# Help picking a tarpon reel



## liquid2 (Jul 21, 2009)

In July I'm headed to my daughter and son in laws home in Miami and I will be tarpon fishing from a kayak.

I have been looking at some reels and I am trying to decide between a Calcutta 700b or the 400b and the cheaper Charter special. 

I think he usually fishes with live for tarpon but I think I might like the option to cast lures. If I want to cast lures is the Calcutta the only option?

If I go with the Calcutta would I need the 400 or 700? The 400 holds 305 yards of power pro and the 700 holds 620 yards of power pro.

The Charter special has a lever drags and max drag of 33lbs, the Calcuttas drag is around 17 lbs.
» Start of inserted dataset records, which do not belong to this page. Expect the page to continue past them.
typedef struct vido_host_maps { const int32_t* mask; const float* depth; const float* flow; int32_t width, height; } vido_host_maps;
float vido_depth_noise(float z, unsigned seed);
int vido_undistort_points(const float* xy, int n, const float K[4], const float dist[5], float* xy_out);
int vido_renew_static(const vido_host_maps* maps, const float* stat_xy, int n_stat, const int32_t* TM_sta, int n_tm, const float* sample_xy, int n_sample,
                      int max_num, int32_t* src_out, int32_t* inlier_out, float* flow_out, int cap, int32_t* n_out);
int vido_renew_objects(const vido_host_maps* maps, const float* obj_xy, const int32_t* obj_label, int n_obj_pts,
                       int n_objects, const int32_t* inl_off, const int32_t* inl_ids, const uint8_t* obj_stat, const int32_t* sem_position, const int32_t* mod_label,
                       const float* tmp_xy, const float* tmp_depth, const int32_t* tmp_sem, const float* tmp_flow, const float* tmp_corr, int n_tmp, int max_num_obj,
                       float* keys_out, float* depth_out, int32_t* sem_out, float* flow_out, float* corr_out, int32_t* inlier_out, int32_t* label_out, int cap, int32_t* n_out);
typedef struct vido_point_samples { const int32_t* mask; const float* depth; const float* flow; } vido_point_samples;
int vido_renew_static_sampled(int width, int height, const float* stat_xy, int n_stat, const vido_point_samples* stat_samples, const int32_t* TM_sta, int n_tm,
                              const float* sample_xy, int n_sample, const vido_point_samples* sample_samples, int max_num,
                              int32_t* src_out, int32_t* inlier_out, float* flow_out, int cap, int32_t* n_out);
int vido_renew_objects_sampled(int width, int height, const float* obj_xy, const int32_t* obj_label, int n_obj_pts, const vido_point_samples* obj_samples,
                               int n_objects, const int32_t* inl_off, const int32_t* inl_ids, const uint8_t* obj_stat, const int32_t* sem_position, const int32_t* mod_label,
                               const float* tmp_xy, const float* tmp_depth, const int32_t* tmp_sem, const float* tmp_flow, const float* tmp_corr, int n_tmp, int max_num_obj,
                               float* keys_out, float* depth_out, int32_t* sem_out, float* flow_out, float* corr_out, int32_t* inlier_out, int32_t* label_out, int cap, int32_t* n_out);
int vido_dyn_obj_tracking(const int32_t* sem_label, int32_t* obj_label, const float* obj_xy, const float* obj_depth, const float* flow3d, const int32_t* last_sem_label, int n,
                          const int32_t* last_sem_position, const uint8_t* last_obj_stat, const int32_t* last_mod_label, int n_last, int rows, int cols,
                          float sf_mg_thres, float sf_ds_thres, float th_depth_obj, int f_id, int32_t* max_id,
                          int32_t* obj_off, int32_t* obj_ids, int32_t* mod_label_out, int32_t* sem_position_out, int max_objects, int32_t* n_objects);

int vido_tracklets_incremental(int n_rows, const int32_t* row_off, const int32_t* row_n, const int32_t* TM, const int32_t* labels, int n_feat0,
                               int32_t* trk_off, int32_t* pairs, int32_t* obj_id, int32_t* owner_trk, int32_t* owner_pos, int cap_trk, int cap_pairs, int32_t* n_trk);
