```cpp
typedef float rf32x2 __attribute__((ext_vector_type(2)));
typedef __bf16 rbf16x2 __attribute__((ext_vector_type(2)));
typedef unsigned ru32x4 __attribute__((ext_vector_type(4)));
typedef unsigned ru32x2 __attribute__((ext_vector_type(2)));
__device__ __forceinline__ unsigned rc_pack2(float a, float b) {
    const rf32x2 v = {a, b};
    return __builtin_bit_cast(unsigned, __builtin_convertvector(v, rbf16x2));
}
__device__ __forceinline__ void rc_split2(float a, float b, unsigned &hi, unsigned &lo) {
    asm volatile("" : "+v"(a), "+v"(b));
    hi = rc_pack2(a, b);
    lo = rc_pack2(a - __builtin_bit_cast(float, hi << 16), b - __builtin_bit_cast(float, hi & 0xffff0000u));
}
__device__ __forceinline__ void rc_split8(const float *f, rbf16x8 &hi, rbf16x8 &lo) {
    ru32x4 h, l;
#pragma unroll
    for (int i = 0; i < 4; ++i) { unsigned a, b; rc_split2(f[2 * i], f[2 * i + 1], a, b); h[i] = a; l[i] = b; }
    hi = __builtin_bit_cast(rbf16x8, h);
    lo = __builtin_bit_cast(rbf16x8, l);
}

struct RcLane {
    int lane, col, h, w;
    int frag;
    int rg;
};

// ... 57 lines not shown
```

scp_amd/csrc/rowchain.hip:

```cpp
#include <stdlib.h>
#include "scp_internal.h"
#include "rc_common.h"

#define RC_SLOT 32768
#define RC_RING (4 * RC_SLOT)
#define RC_OFF_BOUNCE RC_RING
#define RC_OFF_BIAS (RC_RING + 4 * RC_BOUNCE)
#define RC_LDS (RC_OFF_BIAS + 16384)

__device__ __forceinline__ void rc_issue_rowchunk(const RcLane &L, const __bf16 *Whi, const __bf16 *Wlo, int g, char *slot) {
#pragma unroll
    for (int j = 0; j < 4; ++j) {
        const int p = L.w + 4 * j;
        const int64_t off = ((int64_t)g * 16 + p) * 512 + L.lane * 8;
        rc_dma16(Whi + off, slot + p * 1024);
        rc_dma16(Wlo + off, slot + 16384 + p * 1024);
    }
}

__device__ __forceinline__ void rc_issue_kchunk(const RcLane &L, const __bf16 *Whi, const __bf16 *Wlo, int c, int nks, char *slot) {
#pragma unroll
    for (int j = 0; j < 4; ++j) {
        const int p = L.w + 4 * j;
        const int64_t off = ((int64_t)p * nks + c) * 512 + L.lane * 8;
// ... 556 lines not shown
            if (RC_DMA_HERE(s, gap) && RC_PROBE_DMA_ON) rc_dma_piece(L, wr, RC_DMA_SLOT(s, gap) ? n1 : n0, nxt + RC_DMA_SLOT(s, gap) * RC_SLOT, RC_DMA_IDX(s, gap), RC_DMA_PLANE(s, gap));
            if (HAS_GELU) {
                const int k = s >> 1, st = (s & 1) * 6 + gap;
                unsigned wh = 0, wl = 0;
                rc_gelu_stage(st, g, a1g[2 * k], a1g[2 * k + 1], wh, wl);
                if (st == 10) Hnh[k >> 2][k & 3] = wh;
                if (st == 11) Hnl[k >> 2][k & 3] = wl;
            }
            RC_SB;
        }
    }
    if (NEXT == 0) RC_DS_READ4_WAIT(A[0][1], fn.r0, 16384, A[0][3], fn.k0, RC_SLOT + 16384, A[0][0], fn.r0, 0, A[0][2], fn.k0, RC_SLOT);
    else RC_DS_READ4_WAIT(A[0][1], fn.r0, 16384, A[0][3], fn.r0, RC_SLOT + 16384, A[0][0], fn.r0, 0, A[0][2], fn.r0, RC_SLOT);
}
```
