diff --git a/latticefold_amd/csrc/lf_kernels.h b/latticefold_amd/csrc/lf_kernels.h
--- a/latticefold_amd/csrc/lf_kernels.h
+++ b/latticefold_amd/csrc/lf_kernels.h
@@ -120,10 +120,14 @@
                        u64 *partial, u64 *out, hipStream_t s);
 void launch_fold_round_lut_fix_tab(const DevCrt &t, const FoldRoundArgs &a, const int32_t *planesL, const int32_t *planesR, size_t n_planes,
                                    const u64 *lut_dev, Fq3Const r, u64 *sq_dev, u64 *mt_dev, u64 *Fout, size_t ldout, u32 K, const Fq3Const *mu_pow_dev,
-                                   u64 *partial, u64 *out, hipStream_t s, const u64 *E = nullptr, size_t ldE = 0 );
+                                   u64 *partial, u64 *out, hipStream_t s, const u64 *E = nullptr, size_t ldE = 0 ,
+                                   const uint8_t *codesL = nullptr, const uint8_t *codesR = nullptr);
 void launch_fold_round_lut_fix5(const DevCrt &t, const FoldRoundArgs &a, const int32_t *planesL, const int32_t *planesR, size_t n_planes,
                                 const u64 *lut_dev, Fq3Const r3, Fq3Const r4, u64 *xx_dev, u64 *yy_dev, u64 *mt_dev, u64 *Fout, size_t ldout, u32 K,
-                                const Fq3Const *mu_pow_dev, u64 *partial, u64 *out, hipStream_t s, const u64 *E = nullptr, size_t ldE = 0 );
+                                const Fq3Const *mu_pow_dev, u64 *partial, u64 *out, hipStream_t s, const u64 *E = nullptr, size_t ldE = 0 ,
+                                const uint8_t *codesL = nullptr, const uint8_t *codesR = nullptr);
+size_t digit_codes_ld(size_t n_planes);
+void launch_digit_codes(const int32_t *planes, size_t n_planes, u32 K, uint8_t *codes, hipStream_t s);
 void launch_fold_round_fix(const DevCrt &t, const FoldRoundArgs &a, const u64 *Fprev, size_t ldprev, Fq3Const r, u64 *Fout, size_t ldout, u32 K,
                            const Fq3Const *mu_pow_dev, u64 *partial, u64 *out, hipStream_t s, const u64 *E = nullptr, size_t ldE = 0 );
 void launch_fold_round_lut(const DevCrt &t, const FoldRoundArgs &a, const int32_t *planesL, const int32_t *planesR, size_t n_planes,
diff --git a/latticefold_amd/csrc/lf_prove.cpp b/latticefold_amd/csrc/lf_prove.cpp
--- a/latticefold_amd/csrc/lf_prove.cpp
+++ b/latticefold_amd/csrc/lf_prove.cpp
@@ -795,6 +795,16 @@
     c->lin_blocks = 0;
     TL_MARK("lane 1 joined");
     if (rc == LF_OK) rc = rc1;
+    if (rc == LF_OK && fold_tab_plan(c).codes) {
+        const lf_witness *ws[2] = {w_acc, w_i};
+        for (int sd = 0; sd < 2; sd++) {
+            hipStream_t st = c->st_lane[sd];
+            if (!c->codes_ev[sd] && hipEventCreateWithFlags(&c->codes_ev[sd], hipEventDisableTiming) != hipSuccess) break;
+            if (fold_digit_codes(c, ws[sd]->planes, sd, st, &S[sd].codes) != LF_OK) { S[sd].codes = nullptr; break; }
+            if (hipEventRecord(c->codes_ev[sd], st) != hipSuccess) { (void)hipStreamSynchronize(st); S[sd].codes = nullptr; break; }
+            S[sd].codes_ev = c->codes_ev[sd];
+        }
+    }
     if (rc == LF_OK) c->host_tr_ms += absorb_decomposition(P, tr, lin.data(), decr, S[1]);
     }
     TL_MARK("right absorb done");
diff --git a/latticefold_amd/csrc/lf_rounds.hip b/latticefold_amd/csrc/lf_rounds.hip
--- a/latticefold_amd/csrc/lf_rounds.hip
+++ b/latticefold_amd/csrc/lf_rounds.hip
@@ -580,6 +580,8 @@
     const u64 *xx5, *yy5, *mt5;
     const u64 *sq4, *mt4;
     const u64 *E; size_t ldE;
+    const uint8_t *codesL, *codesR;
+    size_t ldc;
 };
 template <bool NU>
 __global__ void __launch_bounds__(128) k_fold_mutab(DevCrt t, const u64 *lut, const Fq3Const *mu_pow, u32 nkd, u64 *mutab) {
@@ -647,10 +649,35 @@
     }
     return (u32)code;
 }
-template <bool NU, int MODE, bool SPLIT = false>
+__global__ void __launch_bounds__(256) k_digit_codes(const int32_t *planes, size_t n_planes, u32 K, uint8_t *codes, size_t ldc) {
+    const size_t w = (size_t)blockIdx.x * 256 + threadIdx.x;
+    const u32 plane = blockIdx.y;
+    if (4 * w >= ldc) return;
+    const int32_t *pl = planes + (size_t)plane * n_planes + 16 * w;
+    int32_t v[16];
+    if (16 * w + 16 <= n_planes && (n_planes & 3) == 0) {
+#pragma unroll
+        for (int q = 0; q < 4; q++) {
+            int4 x = *(const int4 *)(pl + 4 * q);
+            v[4 * q] = x.x; v[4 * q + 1] = x.y; v[4 * q + 2] = x.z; v[4 * q + 3] = x.w;
+        }
+    } else {
+#pragma unroll
+        for (int q = 0; q < 16; q++) v[q] = 16 * w + q < n_planes ? pl[q] : 0;
+    }
+    u32 *out = (u32 *)(codes + (size_t)plane * ldc) + w;
+    for (u32 k = 0; k < K; k++, out += 6 * ldc) {
+        u32 word = 0;
+#pragma unroll
+        for (int g = 0; g < 4; g++) word |= digit_code4(v + 4 * g, k) << (8 * g);
+        *out = word;
+    }
+}
+template <bool NU, int MODE, bool SPLIT = false, bool CODES = false>
 __global__ void __launch_bounds__(256) k_fold_round(DevCrt t, FoldRoundArgs a, const u64 *F, size_t ldF, u32 K, const Fq3Const *mu_pow,
                                                     FoldSrc src, u64 *partial) {
     static_assert(!SPLIT || (NU && (MODE == 1 || MODE == 6 || MODE == 7)), "split form: the large-round modes of the 2^40 non-residue path");
+    static_assert(!CODES || (NU && (MODE == 6 || MODE == 7)), "digit-code tables: modes 6 and 7");
     constexpr int NA = SPLIT ? 3 : 5;
     u32 slot = blockIdx.y;
     const size_t pend = a.p0 + a.pcnt;
@@ -792,20 +819,29 @@
                 const int32_t *pl = (side ? src.planesR : src.planesL) + (size_t)(d * 8 + slot) * src.n_planes + (size_t)32 * p;
                 const u64 *mt = src.mt5 + (size_t)kd * 4 * 81 * 4;
                 Fq3 fv[2], sq[2], mf[2];
+                u64 cw = 0;
+                if constexpr (CODES)
+                    cw = (size_t)8 * p < src.ldc ? *(const u64 *)((side ? src.codesR : src.codesL) + ((size_t)k * 24 + d * 8 + slot) * src.ldc + (size_t)8 * p) : 0x2828282828282828ull;
 #pragma unroll
                 for (int e = 0; e < 2; e++) {
-                    int32_t v[16];
-                    if ((size_t)32 * p + 16 * e + 16 <= src.n_planes && (src.n_planes & 3) == 0) {
-#pragma unroll
-                        for (int q = 0; q < 4; q++) {
-                            int4 w = *(const int4 *)(pl + 16 * e + 4 * q);
-                            v[4 * q] = w.x; v[4 * q + 1] = w.y; v[4 * q + 2] = w.z; v[4 * q + 3] = w.w;
+                    u32 c0, c1, c2, c3;
+                    if constexpr (CODES) {
+                        const u32 w = (u32)(cw >> (32 * e));
+                        c0 = w & 255; c1 = (w >> 8) & 255; c2 = (w >> 16) & 255; c3 = w >> 24;
+                    } else {
+                        int32_t v[16];
+                        if ((size_t)32 * p + 16 * e + 16 <= src.n_planes && (src.n_planes & 3) == 0) {
+#pragma unroll
+                            for (int q = 0; q < 4; q++) {
+                                int4 w = *(const int4 *)(pl + 16 * e + 4 * q);
+                                v[4 * q] = w.x; v[4 * q + 1] = w.y; v[4 * q + 2] = w.z; v[4 * q + 3] = w.w;
+                            }
+                        } else {
+#pragma unroll
+                            for (int q = 0; q < 16; q++) v[q] = (size_t)32 * p + 16 * e + q < src.n_planes ? pl[16 * e + q] : 0;
                         }
-                    } else {
-#pragma unroll
-                        for (int q = 0; q < 16; q++) v[q] = (size_t)32 * p + 16 * e + q < src.n_planes ? pl[16 * e + q] : 0;
+                        c0 = digit_code4(v, k); c1 = digit_code4(v + 4, k); c2 = digit_code4(v + 8, k); c3 = digit_code4(v + 12, k);
                     }
-                    const u32 c0 = digit_code4(v, k), c1 = digit_code4(v + 4, k), c2 = digit_code4(v + 8, k), c3 = digit_code4(v + 12, k);
                     const u64 *qx = src.xx5 + (size_t)(c0 * 81 + c1) * 4, *qy = src.yy5 + (size_t)(c2 * 81 + c3) * 4;
                     const ulonglong2 xa = *(const ulonglong2 *)qx, ya = *(const ulonglong2 *)qy;
                     const u64 xc = qx[2], yc = qy[2];
@@ -842,19 +878,25 @@
             Fq3 sp = fq3_zero(), su = fq3_zero();
             auto gen = [&](u32 kd, Fq3 &tt, Fq3 &uu, Fq3 &s0, Fq3 &s1) {
                 const u32 side = kd / (3 * K), k = (kd / 3) % K, d = kd % 3;
-                const int32_t *pl = (side ? src.planesR : src.planesL) + (size_t)(d * 8 + slot) * src.n_planes + (size_t)16 * p;
-                int32_t v[16];
-                if ((size_t)16 * p + 16 <= src.n_planes && (src.n_planes & 3) == 0) {
-#pragma unroll
-                    for (int q = 0; q < 4; q++) {
-                        int4 w = *(const int4 *)(pl + 4 * q);
-                        v[4 * q] = w.x; v[4 * q + 1] = w.y; v[4 * q + 2] = w.z; v[4 * q + 3] = w.w;
+                u32 c0, c1, c2, c3;
+                if constexpr (CODES) {
+                    const u32 w = (size_t)4 * p < src.ldc ? *(const u32 *)((side ? src.codesR : src.codesL) + ((size_t)k * 24 + d * 8 + slot) * src.ldc + (size_t)4 * p) : 0x28282828u;
+                    c0 = w & 255; c1 = (w >> 8) & 255; c2 = (w >> 16) & 255; c3 = w >> 24;
+                } else {
+                    const int32_t *pl = (side ? src.planesR : src.planesL) + (size_t)(d * 8 + slot) * src.n_planes + (size_t)16 * p;
+                    int32_t v[16];
+                    if ((size_t)16 * p + 16 <= src.n_planes && (src.n_planes & 3) == 0) {
+#pragma unroll
+                        for (int q = 0; q < 4; q++) {
+                            int4 w = *(const int4 *)(pl + 4 * q);
+                            v[4 * q] = w.x; v[4 * q + 1] = w.y; v[4 * q + 2] = w.z; v[4 * q + 3] = w.w;
+                        }
+                    } else {
+#pragma unroll
+                        for (int q = 0; q < 16; q++) v[q] = (size_t)16 * p + q < src.n_planes ? pl[q] : 0;
                     }
-                } else {
-#pragma unroll
-                    for (int q = 0; q < 16; q++) v[q] = (size_t)16 * p + q < src.n_planes ? pl[q] : 0;
-                }
-                const u32 c0 = digit_code4(v, k), c1 = digit_code4(v + 4, k), c2 = digit_code4(v + 8, k), c3 = digit_code4(v + 12, k);
+                    c0 = digit_code4(v, k); c1 = digit_code4(v + 4, k); c2 = digit_code4(v + 8, k); c3 = digit_code4(v + 12, k);
+                }
                 const u64 *q0 = src.sq4 + (size_t)(c0 * 81 + c1) * 4, *q1 = src.sq4 + (size_t)(c2 * 81 + c3) * 4;
                 const u64 *ma = src.mt4 + (size_t)kd * 2 * 81 * 4, *mb = ma + 81 * 4;
                 const ulonglong2 s0a = *(const ulonglong2 *)q0, s1a = *(const ulonglong2 *)q1;
@@ -1007,6 +1049,14 @@
     }
     while (gb * chunks > RED_BLOCKS && chunks > 1) chunks--;
     if (MODE >= 3) chunks = 1;
+    if constexpr (MODE == 6 || MODE == 7) {
+        if (src.codesL && src.codesR && t.nu2p40) {
+            if (src.E) hipLaunchKernelGGL((k_fold_round<true, MODE, true, true>), dim3(gb, 8, chunks), dim3(256), 0, s, t, a, F, ldF, K, mu_pow_dev, src, partial);
+            else hipLaunchKernelGGL((k_fold_round<true, MODE, false, true>), dim3(gb, 8, chunks), dim3(256), 0, s, t, a, F, ldF, K, mu_pow_dev, src, partial);
+            hipLaunchKernelGGL(k_reduce_rows, dim3((src.E ? 3 : 5) * 24), dim3(256), 0, s, partial, gb * chunks, src.E ? 72 : 120, out);
+            return;
+        }
+    }
     if constexpr (MODE == 1 || MODE == 6 || MODE == 7) {
         if (src.E && t.nu2p40) {
             hipLaunchKernelGGL((k_fold_round<true, MODE, true>), dim3(gb, 8, chunks), dim3(256), 0, s, t, a, F, ldF, K, mu_pow_dev, src, partial);
@@ -1576,24 +1626,34 @@
     src.out = Fout; src.ldo = ldout; src.r = r;
     launch_fold_round_mode<4>(t, a, nullptr, 0, K, mu_pow_dev, src, partial, out, s);
 }
+size_t digit_codes_ld(size_t n_planes) {
+    const size_t ld = ((n_planes + 3) / 4 + 7) / 8 * 8;
+    return ld ? ld : 8;
+}
+void launch_digit_codes(const int32_t *planes, size_t n_planes, u32 K, uint8_t *codes, hipStream_t s) {
+    const size_t ldc = digit_codes_ld(n_planes);
+    hipLaunchKernelGGL(k_digit_codes, dim3((unsigned)((ldc / 4 + 255) / 256), 24), dim3(256), 0, s, planes, n_planes, K, codes, ldc);
+}
 void launch_fold_round_lut_fix_tab(const DevCrt &t, const FoldRoundArgs &a, const int32_t *planesL, const int32_t *planesR, size_t n_planes,
                                    const u64 *lut_dev, Fq3Const r, u64 *sq_dev, u64 *mt_dev, u64 *Fout, size_t ldout, u32 K, const Fq3Const *mu_pow_dev,
-                                   u64 *partial, u64 *out, hipStream_t s, const u64 *E, size_t ldE) {
+                                   u64 *partial, u64 *out, hipStream_t s, const u64 *E, size_t ldE, const uint8_t *codesL, const uint8_t *codesR) {
     const u32 nkd = 2 * K * 3;
     LF_LAUNCH(k_fold_r4tab, t.nu2p40, dim3((6561 + nkd * 162 + 255) / 256), dim3(256), s, t, lut_dev, r, mu_pow_dev, nkd, sq_dev, mt_dev);
     FoldSrc src = {};
     src.planesL = planesL; src.planesR = planesR; src.n_planes = n_planes; src.lut = lut_dev;
     src.out = Fout; src.ldo = ldout; src.r = r; src.sq4 = sq_dev; src.mt4 = mt_dev; src.E = E; src.ldE = ldE;
+    src.codesL = codesL; src.codesR = codesR; src.ldc = digit_codes_ld(n_planes);
     launch_fold_round_mode<6>(t, a, nullptr, 0, K, mu_pow_dev, src, partial, out, s);
 }
 void launch_fold_round_lut_fix5(const DevCrt &t, const FoldRoundArgs &a, const int32_t *planesL, const int32_t *planesR, size_t n_planes,
                                 const u64 *lut_dev, Fq3Const r3, Fq3Const r4, u64 *xx_dev, u64 *yy_dev, u64 *mt_dev, u64 *Fout, size_t ldout, u32 K,
-                                const Fq3Const *mu_pow_dev, u64 *partial, u64 *out, hipStream_t s, const u64 *E, size_t ldE) {
+                                const Fq3Const *mu_pow_dev, u64 *partial, u64 *out, hipStream_t s, const u64 *E, size_t ldE, const uint8_t *codesL, const uint8_t *codesR) {
     const u32 nkd = 2 * K * 3;
     LF_LAUNCH(k_fold_r5tab, t.nu2p40, dim3((2 * 6561 + nkd * 324 + 255) / 256), dim3(256), s, t, lut_dev, r3, r4, mu_pow_dev, nkd, xx_dev, yy_dev, mt_dev);
     FoldSrc src = {};
     src.planesL = planesL; src.planesR = planesR; src.n_planes = n_planes; src.lut = lut_dev;
     src.out = Fout; src.ldo = ldout; src.r = r4; src.r_prev = r3; src.xx5 = xx_dev; src.yy5 = yy_dev; src.mt5 = mt_dev; src.E = E; src.ldE = ldE;
+    src.codesL = codesL; src.codesR = codesR; src.ldc = digit_codes_ld(n_planes);
     launch_fold_round_mode<7>(t, a, nullptr, 0, K, mu_pow_dev, src, partial, out, s);
 }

Since I will be in a kayak does the drag pressure matter less since there is less leverage?

Thanks for your help,


----------



## jared_simonetti (Jul 17, 2006)

I use a calcutta 400 on a 8' g loomis, i throw lures at them here i use baitbusters or other large swim baits. Im in the tampa bay area.


----------



## liquid2 (Jul 21, 2009)

Thanks for the help,
I decided on the Calcutta TCE400


----------



## Tarponchaser (May 25, 2005)

When I was a kid, I hooked a six footer on a Zebco 33 with 10# line. I think the 400 will be better.

Good luck. However; if you look at past posts you will find that I think that Kayaks are unfair. Us poor boaters have to pull the fish to us. You just reel youself to the fish.

TC


----------



## liquid2 (Jul 21, 2009)

So how did it work out with the Zebco?


----------



## cpthook (Jan 16, 2008)

I'm using the TLD 15's for trolling and calcutta 700's for casting. allot of the guys are using the 400's, it personal preference. keep in mind the Galveston tarpon range between 100 and 190lbs with allot of 130 to 160 class fish


----------



## Tarponchaser (May 25, 2005)

Liquid2,

The Zebco worked fine for the first hundred yards... third jump .... she jumped three more times with my popping cork in hot pursuit going under the Copano Bridge.

TC

Haven't seen either since.


----------



## CrazyYak (Mar 16, 2005)

liquid2 said:


> Thanks for the help,
> I decided on the Calcutta TCE400


The Calcutta 400 is the perfect size and capacity for targeting Tarpon from a kayak and a on the light side for boat fishing. My only complaint is the medium speed gear ratio, wish it was a little faster. Spooled mine with 50lb braid and added the power handle. Sight casted and hooked two fish at POC last year with it, what a rush!


----------



## liquid2 (Jul 21, 2009)

Yea I just ordered the power handle a couple of days ago.


----------